+        if (lane == 0) { __hip_atomic_fetch_add(vf + kVfRank, 1, __ATOMIC_RELAXED, __HIP_MEMORY_SCOPE_WORKGROUP); }
+        return;
+    }
+    vfWait(vf + kVfRank, 3 * serial, a->err, lane);
+    slot = __builtin_amdgcn_readfirstlane(slot);
+    const GoDevView gv = simLeafView(ldc(&a->gv), xchg, g);
+    PoolView pv = simPathView(ldc(&a->pv), reinterpret_cast<int*>(xchg) - 2 * a->pv.max_depth - 2, g);
+    pv.path = vf_ + kVfLeaf - size_t(g) * pv.max_depth;
+    pv.path_len = vf_ + kVfLeaf + 1 - g;
+    const size_t ga = size_t(g) * gv.A;
+    float* sc = xchg + x.scalars();
+    int* cand_count = reinterpret_cast<int*>(sc + 1) - g;
+    int* cand_player = reinterpret_cast<int*>(sc + 2) - g;
+    int* cand_action = reinterpret_cast<int*>(xchg + x.caction()) - ga;
+    Cand* cs = reinterpret_cast<Cand*>(tiles);
+    Cand* out = cs + gv.A;
+    if (k > 0 && k <= kCandCoopMax && a->cand_coop) { candScatter(cs, out, reinterpret_cast<int*>(out + gv.A), k, 8, lane, reinterpret_cast<const int*>(dense + kCandCoopMax), a->err); }
+    azCandStore(gv, sc - g, out, k, cand_count, cand_action, xchg + x.cpolicy() - ga, xchg + x.clogit() - ga, cand_player, sc + 3 - g, sc + 4 - g, g, lane);
+    waveSync();
+    expandBackupBody(pv, cand_count, cand_action, xchg + x.cpolicy() - ga, xchg + x.clogit() - ga, cand_player, sc + 3 - g, sc + 4 - g, slot, a->err, g, lane, tiles, 1);
+    vfPublish(vf + kVfExpand, serial, lane);
+}
+
 template <int WPE>
 __device__ __noinline__ void simApplyRootNoise(CSimArgs* __restrict__ a, int g, int lane)
 {
@@ -322,7 +434,7 @@
     return __builtin_amdgcn_readfirstlane(reinterpret_cast<const int*>(xchg + x.scalars())[6]) != 0;
 }
 
-constexpr int kSimProfTail = 16;
+constexpr int kSimProfTail = 24;
 __device__ __forceinline__ void simProfEnter(unsigned long long* tail)
 {
     atomicMin(tail + 0, wall_clock64() - tail[4]);
@@ -512,19 +624,43 @@
     if (tid == 0) { *node_count = a->pv.num_nodes[g]; }
     if (prof && tid == 0) { simProfEnter(a->prof + size_t(games) * 8); }
     constexpr bool kHelp = !BF && WPE == 2 && CPL > 0 && pairTowerShape<H, W, CPAD>();
-    __shared__ int s_help[4];
+    __shared__ int s_help[kHelp ? kVfWords : 4];
     const bool help_on = kHelp && (host_start & 2) != 0;
     unsigned* const help_blk = help_on ? a->help + size_t(g) * a->help_words : nullptr;
     unsigned help_xseq = 0;
     unsigned long long pair_n = 0, pair_t = 0;
     if (help_on && tid == 0) { s_help[0] = 0; s_help[1] = 0; hpStoreU(help_blk + kHpXcc, hpXccId()); }
+    bool vf = false;
+    if constexpr (kHelp) {
+        vf = leaf_smem != nullptr && !a->use_gumbel && !a->pv.value_rescale && a->cand_coop != 2 && !(a->no_spec & 64);
+        if (tid >= kVfBackup && tid < kVfWords) { s_help[tid] = 0; }
+    }
+    unsigned long long vf_t0 = 0, vf_n = 0;
     __syncthreads();
     for (int s = 0; s < nsims; ++s) {
         const int slot = sim0 + s;
         const int rot = rot_tab[size_t(s) * games + g];
         unsigned long long t0 = 0, t1 = 0, t2 = 0, t3 = 0, t4 = 0;
-        if (prof) { t0 = wall_clock64(); }
-        if (wave == 0) {
+        if (prof) { t0 = (vf && s > 0) ? vf_t0 : wall_clock64(); }
+        if (kHelp && vf) {
+            if constexpr (kHelp) {
+                if (wave == 0) {
+                    if (s == 0) {
+                        if (slot == 1 && a->root_noise) { simApplyRootNoise<WPE>(a, g, lane); }
+                        simWalkVf(a, g, lane, rcp_lds, spec, xchg, (a->no_spec & 2) ? 0 : 1, -1, 0, s_help);
+                    } else {
+                        const bool waited = vfWait((LdsI32*)s_help + kVfExpand, s, a->err, lane);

※ ※ ※

■ REQUIREMENT
Reproduce the lines above, beginning at the line with "a->pv.max_depth - 2, g);" and stopping after the line with "const bool help_on", exactly as they are.

■ ANSWER BELOW
+    PoolView pv = simPathView(ldc(&a->pv), reinterpret_cast<int*>(xchg) - 2 * a->pv.max_depth - 2, g);
+    pv.path = vf_ + kVfLeaf - size_t(g) * pv.max_depth;
+    pv.path_len = vf_ + kVfLeaf + 1 - g;
+    const size_t ga = size_t(g) * gv.A;
+    float* sc = xchg + x.scalars();
+    int* cand_count = reinterpret_cast<int*>(sc + 1) - g;
+    int* cand_player = reinterpret_cast<int*>(sc + 2) - g;
+    int* cand_action = reinterpret_cast<int*>(xchg + x.caction()) - ga;
+    Cand* cs = reinterpret_cast<Cand*>(tiles);
+    Cand* out = cs + gv.A;
+    if (k > 0 && k <= kCandCoopMax && a->cand_coop) { candScatter(cs, out, reinterpret_cast<int*>(out + gv.A), k, 8, lane, reinterpret_cast<const int*>(dense + kCandCoopMax), a->err); }
+    azCandStore(gv, sc - g, out, k, cand_count, cand_action, xchg + x.cpolicy() - ga, xchg + x.clogit() - ga, cand_player, sc + 3 - g, sc + 4 - g, g, lane);
+    waveSync();
+    expandBackupBody(pv, cand_count, cand_action, xchg + x.cpolicy() - ga, xchg + x.clogit() - ga, cand_player, sc + 3 - g, sc + 4 - g, slot, a->err, g, lane, tiles, 1);
+    vfPublish(vf + kVfExpand, serial, lane);
+}
+
 template <int WPE>
 __device__ __noinline__ void simApplyRootNoise(CSimArgs* __restrict__ a, int g, int lane)
 {
@@ -322,7 +434,7 @@
     return __builtin_amdgcn_readfirstlane(reinterpret_cast<const int*>(xchg + x.scalars())[6]) != 0;
 }
 
-constexpr int kSimProfTail = 16;
+constexpr int kSimProfTail = 24;
 __device__ __forceinline__ void simProfEnter(unsigned long long* tail)
 {
     atomicMin(tail + 0, wall_clock64() - tail[4]);
@@ -512,19 +624,43 @@
     if (tid == 0) { *node_count = a->pv.num_nodes[g]; }
     if (prof && tid == 0) { simProfEnter(a->prof + size_t(games) * 8); }
     constexpr bool kHelp = !BF && WPE == 2 && CPL > 0 && pairTowerShape<H, W, CPAD>();
-    __shared__ int s_help[4];
+    __shared__ int s_help[kHelp ? kVfWords : 4];
     const bool help_on = kHelp && (host_start & 2) != 0;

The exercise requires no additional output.